Hello there!
I ran into duplicate tokens issue when trying to use converted model (Marian Model, Helsinki-NLP / Tatoeba-Challenge) in HF environment.
I have converted the model to usable in HF using the convert_marian_tatoeba_to_pytorch.py script.
%%bash
cd /content/gdrive/MyDrive/convert_exp/transformers
python src/transformers/models/marian/convert_marian_to_pytorch.py --src PATH_TO_MARIAN_MODEL --dest PATH_TO_PT_MODEL
>> added 1 tokens to vocab
When working with the conversion result, the tokenizer works fine, but model.generate() generates duplicate tokens.
tokenizer = AutoTokenizer.from_pretrained("PATH_TO_PT_MODEL")
model = AutoModelForSeq2SeqLM.from_pretrained("PATH_TO_PT_MODEL")
input_line, device = 'سلام ، آیا می توانید این را ترجمه کنید؟', 'cuda'
model.to(device)
inputs = tokenizer.encode(input_line, return_tensors="pt").to(device)
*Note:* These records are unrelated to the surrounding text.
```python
class ForwardPlanMixin:

    def _plan_encoder(self, plan, tag, x_ptr, F, out_ptr, out_ob, out_orow, out_rpb):
        hp, P, lib = self._hp, self.pk, self.lib
        G = lib.gcpx_conv4x4s2_grid()
        S = hp.img_sz
        skip_idx = encoder_skip_layers(hp)
        skips = {}
        a0 = self._buf(f"{tag}.a0", (F, S // 2, S // 2, hp.ngf))
        enc_rec = dict(F=F, x_ptr=x_ptr, a0=a0, r={}, out=(out_ptr, out_ob, out_orow, out_rpb))
        plan.rec[f"enc:{tag}"] = enc_rec
        plan.add(f"enc.input:{tag}", lib.gcpx_conv4x4s2_image, x_ptr, P["enc.input.w"].data_ptr(),
# ... 47 lines not shown
        T, nz, dk = hp.max_seq_len, hp.nz_enc, hp.nz_attn_key
        li = l if hp.untied_layers else 0
        qin = self._buf(f"attn.qin{l}", (M, dk))
        self._mlp(plan, f"attn.query{l}", W["attn.query"], [el, er], M, n, out=qin.data_ptr(), ob=n * dk, orow=dk)
        dense = lambda t, w: self._rowsrc(t.data_ptr(), 0, w, w)
        qp = self._buf(f"attn.q{l}", (M, dk))
        self._gemm(plan, f"attn.q_proj{l}", [dense(qin, dk)], M, dk, M, W["attn.q_proj.w"], W["attn.q_proj.b"],
                   out=qp.data_ptr(), ob=0, orow=dk)
        o = self._buf(f"attn.o{l}", (M, nz))
        gamma = self._buf(f"attn.gamma{l}", (M, T))
        temp = self.sd[f"tree_module.tree_modules.{li}.inference.attention.attention_layers.0.temperature"]
        plan.add(f"attn{l}", lib.gcpx_attention, qp.data_ptr(), _addr(Kp, li * B * T * dk), _addr(Vp, li * B * T * nz), None,
                 tin["end_ind"].data_ptr(), temp.data_ptr(), o.data_ptr(), gamma.data_ptr(), M, n, T, dk, nz, hp.n_attention_heads)
        raw = self._buf(f"attn.raw{l}", (M, nz))
        self._gemm(plan, f"attn.out_proj{l}", [dense(o, nz)], M, nz, M, W["attn.out_proj.w"], W["attn.out_proj.b"],
                   out=raw.data_ptr(), ob=0, orow=nz)
        et = self._buf(f"attn.e_tilde{l}", (M, nz))
        self._gemm(plan, f"attn.out{l}", [dense(raw, nz)], M, nz, M, W["attn.out.w"], W["attn.out.b"], out=et.data_ptr(), ob=0, orow=nz)
        plan.rec.setdefault("gamma", {})[l] = gamma
        plan.rec.setdefault("e_tilde", {})[l] = et
        plan.rec.setdefault("attn", {})[l] = dict(qin=qin, qp=qp, o=o, raw=raw, gamma=gamma, et=et, M=M, n=n, li=li, temp=temp)
        return self._rowsrc(et.data_ptr(), n * nz, nz, nz)

    def _plan_decoder_features(self, plan, e_src, F, rpb, skips):
        hp, P, lib = self._hp, self.pk, self.lib
        ctop = self._c_top
        d0 = self._buf("dec.d0", (F, 4, 4, ctop))
        plan.rec["dec"] = dict(F=F, rpb=rpb, e_src=e_src, d0=d0, blocks=[], skips=skips)
        nrb = lib.gcpx_gemm_row_blocks(F, 16 * ctop)
        st = self._buf("dec.st0", (nrb, 2, 16 * ctop)) if self.training else None
        self._gemm(plan, "dec.input", [e_src], F, 16 * ctop, rpb, P["dec.input.w"], P["dec.input.b"], out=d0.data_ptr(),
                   ob=rpb * 16 * ctop, orow=16 * ctop, stats=st)
        sc, sh = self._bn(plan, "dec.bn0", "decoder.net.input.norm", ctop, st, nrb, 16 * ctop, F * 16)
        prev = (d0.data_ptr(), ctop, 1, sc, sh, rt.ACT_LRELU)
        res = 4
        for name, c_prev, c_skip, skip_idx, cout in decoder_layers(hp):
            srcs = [prev]
            if skip_idx >= 0:
                t, C_, ssc, ssh, sact = skips[skip_idx]
                assert C_ == c_skip and t.shape[1] == res
                srcs.append((t.data_ptr(), C_, rpb, ssc, ssh, sact))
            o = self._buf(f"dec.{name}", (F, 2 * res, 2 * res, cout))
            cpad = (cout + 15) // 16 * 16
            hoist = (skip_idx >= 0 and rpb > 1 and F % rpb == 0 and self.split_f16 and cout in (32, 64) and c_prev % 32 == 0 and
                     c_skip % 32 == 0 and f"dec.{name}" in self.pk_split and "fold" not in self.pk_split[f"dec.{name}"] and
                     os.environ.get("GCPX_NO_SKIP_HOIST") is None)
            hoist16 = (skip_idx >= 0 and rpb > 1 and F % rpb == 0 and self.split_f16 and cout == 16 and c_prev == 16 and c_skip == 16 and
                       f"dec.{name}.f16a" in self.pk_split and res % 4 == 0 and os.environ.get("GCPX_SKIP_HOIST16") == "1")
            addend = None
            if hoist16:
                addend = self._buf(f"dec.{name}.skip", (F // rpb, 2 * res, 2 * res, cout))
                t, C_, ssc, ssh, sact = skips[skip_idx]
                zb = self._buf(f"dec.{name}.zero_bias", (cpad,), zero=True)
                a_s = self._conv_args([(t.data_ptr(), C_, 1, ssc, ssh, sact)], F // rpb, res, res, 2 * res, 2 * res, cout, cout,
                                      P[f"dec.{name}.w"], zb, addend, upsample=1)
                self._set_split(a_s, f"dec.{name}.f16b")
                plan.keep.append(a_s)
                plan.add(f"dec.{name}.skip", lib.gcpx_conv3x3, C.byref(a_s))
                srcs_main = [prev]
            elif hoist:
                addend = self._buf(f"dec.{name}.skip", (F // rpb, 2 * res, 2 * res, cout))
                t, C_, ssc, ssh, sact = skips[skip_idx]
                zb = self._buf(f"dec.{name}.zero_bias", (cpad,), zero=True)
                a_s = self._conv_args([(t.data_ptr(), C_, 1, ssc, ssh, sact)], F // rpb, res, res, 2 * res, 2 * res, cout, cout,
                                      P[f"dec.{name}.w"], zb, addend, upsample=1)
                self._set_split(a_s, f"dec.{name}")
                a_s.wpk_split = a_s.wpk_split + (c_prev // 32) * 9 * (cpad // 16) * 2048
                plan.keep.append(a_s)
                plan.add(f"dec.{name}.skip", lib.gcpx_conv3x3, C.byref(a_s))
                srcs_main = [prev]
            else:
                srcs_main = srcs
            a = self._conv_args(srcs_main, F, res, res, 2 * res, 2 * res, cout, cout, P[f"dec.{name}.w"], P[f"dec.{name}.b"],
                                o, upsample=1, stats=(o if self.training else None))
            if hoist or hoist16:
                a.addend, a.addend_frame_div = addend.data_ptr(), rpb
            self._set_split(a, f"dec.{name}.f16a" if hoist16 else f"dec.{name}")
            Gl = lib.gcpx_conv3x3_grid(C.byref(a))
            assert Gl > 0, rt.lib().gcpx_last_error()
            st = self._buf(f"dec.st.{name}", (Gl, 2, cpad)) if self.training else None
            a.stats_partial = st.data_ptr() if st is not None else None
            plan.keep.append(a)
            plan.add(f"dec.{name}", lib.gcpx_conv3x3, C.byref(a))
            plan.rec["dec"]["blocks"].append(dict(name=name, srcs=srcs, out=o, res_in=res, cout=cout, c_prev=c_prev, c_skip=c_skip,
                                                  skip_idx=skip_idx))
            res *= 2
            sc, sh = self._bn(plan, f"dec.bn.{name}", f"decoder.net.{name}.norm", cout, st, Gl, cpad, F * res * res)
            prev = (o.data_ptr(), cout, 1, sc, sh, rt.ACT_LRELU)
        assert res == hp.img_sz
        return prev

    def _build_plan(self, key, tin):
        hp, P, lib = self._hp, self.pk, self.lib
        B, has_traj, has_z, sample_prior, phase = key[0], key[1], key[2], key[3], key[4]
        pred_len = key[9]
        train_aux = has_traj and phase == "train" and not sample_prior
        L, T, N = hp.hierarchy_levels, hp.max_seq_len, hp.n_nodes
        nz, nv, H, SD = hp.nz_enc, hp.nz_vae, hp.nz_mid_lstm, hp.lstm_state_dim
        PS = 2 ** L + 1
        plan = _Plan(lib)
# ... 56 lines not shown
                    else:
                        kenc = self._buf("inf_key_enc", (B * T, nz))
                        self._plan_seq_encoder(plan, "kseq", "inf_key_encoder.0", enc_traj, kenc, B)
                    keys = self._buf("inf_enc_key_seq", (B * T, dk))
                    dense = lambda t, w: self._rowsrc(t.data_ptr(), 0, w, w)
                    self._gemm(plan, "kseq.key", [dense(kenc, nz)], B * T, dk, B * T, P["kseq.key.w"], P["kseq.key.b"],
                               out=keys.data_ptr(), ob=0, orow=dk)
                    Kp = self._buf("attn.K", (n_mod, B * T, dk))
                    Vp = self._buf("attn.V", (n_mod, B * T, nz))
                    self._gemm(plan, "attn.k_proj", [dense(keys, dk)], B * T, dk, B * T, P["attn.k_proj.w"], P["attn.k_proj.b"],
                               out=Kp.data_ptr(), ob=0, orow=dk, batch=(n_mod, 0, P["attn.k_proj.w"][0].numel(), dk, B * T * dk))
                    self._gemm(plan, "attn.v_proj", [dense(inf_enc, nz)], B * T, nz, B * T, P["attn.v_proj.w"], P["attn.v_proj.b"],
                               out=Vp.data_ptr(), ob=0, orow=nz, batch=(n_mod, 0, P["attn.v_proj.w"][0].numel(), nz, B * T * nz))
                    plan.rec["attn_kv"] = dict(Kp=Kp, Vp=Vp, keys=keys, kenc=kenc, n_mod=n_mod)

        if traj_first:
            plan_traj_encoder()
        plan.lane = 1
        if "rng_all" in tin:
            plan.add("randn", lib.gcpx_randn, tin["rng_all"].data_ptr(), tin["rng_all"].numel(), self._buf("rng_state", (2,), torch.int64).data_ptr())
            if "aux_n" in tin and not pred_len:
                plan.wait(2, 1)
        skips = self._plan_encoder(plan, "I0", tin["I_0"].data_ptr(), B, _addr(E), PS * nz, 0, 1)
        plan.lane = 2
        if not pred_len:
            if "aux_n" in tin:
                plan_aux_indices()
            plan_bookkeeping()
        if hp.attach_cost_mdl and hp.run_cost_mdl and train_aux and self._has_aux_training:
            gt = self._buf("cost_target", (B,))
            rows = hp.input_nc * hp.img_sz
            plan.add("path_cost", lib.gcpx_path_cost, tin["traj_seq"].data_ptr(), tin["cost_start_idx"].data_ptr(),
                     tin["cost_end_idx"].data_ptr(), B, T, rows, hp.img_sz, self._buf("cost_partial", (B, rows)).data_ptr(), gt.data_ptr())
        self._plan_encoder(plan, "Ig", tin["I_g"].data_ptr(), B, _addr(E, 2 ** L * nz), PS * nz, 0, 1)
        outs = {}
        e0 = lambda: self._rowsrc(_addr(E), PS * nz, 0, nz)
        eg = lambda: self._rowsrc(_addr(E, 2 ** L * nz), PS * nz, 0, nz)
        if hp.regress_length and not pred_len:
            plan.wait(2, 1)
            logits = self._buf("seq_len_logits", (B, T))
            self._mlp(plan, "length_pred", P["length_pred"], [e0(), eg()], B, 1, out=logits.data_ptr(), ob=T, orow=0)
            outs["seq_len_logits"] = logits
        if not traj_first:
            plan_traj_encoder()
        plan.lane = 0
        plan.join([1, 2])
# ... 191 lines not shown
            la.seq_len = seq_len.data_ptr()
            if "actions_sampled" in outs and "actions" in tin:
                la.action_pred, la.action_seq, la.inv_t0 = outs["actions_sampled"].data_ptr(), tin["actions"].data_ptr(), tin["inv_t0"].data_ptr()
                la.n_actions, la.w_action = hp.n_actions, hp.action_rec_weight
            if "cost_pred" in outs:
                la.cost_pred, la.cost_target, la.w_cost = outs["cost_pred"].data_ptr(), outs["cost_target"].data_ptr(), 1.0
            loss_out = self._buf("losses", (16,), zero=True)
            la.out, la.B, la.T, la.N, la.state_dim = loss_out.data_ptr(), B, T, (N - 1 if adaptive else N), hp.state_dim
            la.w_rec, la.w_kl, la.w_len, la.w_exist, la.w_state = hp.dense_img_rec_weight, hp.kl_weight, hp.length_pred_weight, 1.0, 1.0
            if self._kl_w is not None:
                la.w_kl_dev = self._kl_w.data_ptr()
            la.total_div = float(T * hp.input_nc * hp.img_sz * hp.img_sz)
            plan.keep.append(la)
            return la, kl_b

        decode, with_loss = key[8], key[7]
        loss_pre = None
        if with_loss and not adaptive:
            loss_pre = loss_args()
            plan.add("loss.pre", lib.gcpx_loss_pre, C.byref(loss_pre[0]), *kl_args(loss_pre[1]))
        if decode:
            F = B * N
            S = hp.img_sz
            prev = self._plan_decoder_features(plan, self._rowsrc(_addr(E, nz), PS * nz, nz, nz), F, N, skips)
            images = self._buf("images_df", (B, N, hp.input_nc, S, S))
            distr = matched_distr = None
            with_loss = key[7]
            dlm = hp.decoder_distribution == "discrete_logistic_mixture"
            head_out, row_map = None, None
            fused_nll = None
            if dlm:
                mode = rt.HEAD_DLM_MEAN
                if self.materialize_distr or (adaptive and self.save_for_backward and with_loss):
                    mode, distr = rt.HEAD_DLM_BOTH, self._buf("distr_df", (B, N, S, S, self._head_pitch))
                    head_out = distr
                elif self._head_grad_fused(key):
                    mode, row_map = rt.HEAD_DLM_NLL_GRAD, node2row
                    head_out = self._buf("bw.dMD", (B * T, S, S, self._head_pitch))
                    fused_nll = self._buf("nll_partial", ((S // 4) * (S // 16), B * T), zero=True)
                    plan.rec["nll_bwd_fused"] = plan.rec["head_grad_fused"] = True
                elif with_loss and not adaptive and not self.save_for_backward and self._head_nll_fusable():
                    mode, row_map = rt.HEAD_DLM_NLL, node2row
                    fused_nll = self._buf("nll_partial", ((S // 4) * (S // 16), B * T), zero=True)
                elif with_loss and not adaptive:
                    mode, matched_distr = rt.HEAD_DLM_BOTH, self._buf("matched_distr", (B, T, S, S, self._head_pitch))
                    head_out, row_map = matched_distr, node2row
            else:
# ... 123 lines not shown
```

out = model.generate(inputs, max_length=100) # limiting max_length
out
>> tensor([[63282, 12927, 12927, 12927, 12927, 12927, 12927, 12927, 12927, 12927,
12927, 12927, 12927, 12927, 12927, 12927, 12927, 12927, 12927, 12927,
12927, 12927, 12927, 12927, 12927, 12927, 12927, 12927, 12927, 12927,
12927, 12927, 12927, 12927, 12927, 12927, 12927, 12927, 12927, 12927,
12927, 12927, 12927, 12927, 12927, 12927, 12927, 12927, 12927, 12927,
12927, 12927, 12927, 12927, 12927, 12927, 12927, 12927, 12927, 12927,
12927, 12927, 12927, 12927, 12927, 12927, 12927, 12927, 12927, 12927,
12927, 12927, 12927, 12927, 12927, 12927, 12927, 12927, 12927, 12927,
12927, 12927, 12927, 12927, 12927, 12927, 12927, 12927, 12927, 12927,
12927, 12927, 12927, 12927, 12927, 12927, 12927, 12927, 12927, 0]],
device='cuda:0')
I assumed that there was an error in the position of the special tokens in the dictionary. In this regard, I performed shift_tokens_right, by analogy with how it is described in this topic.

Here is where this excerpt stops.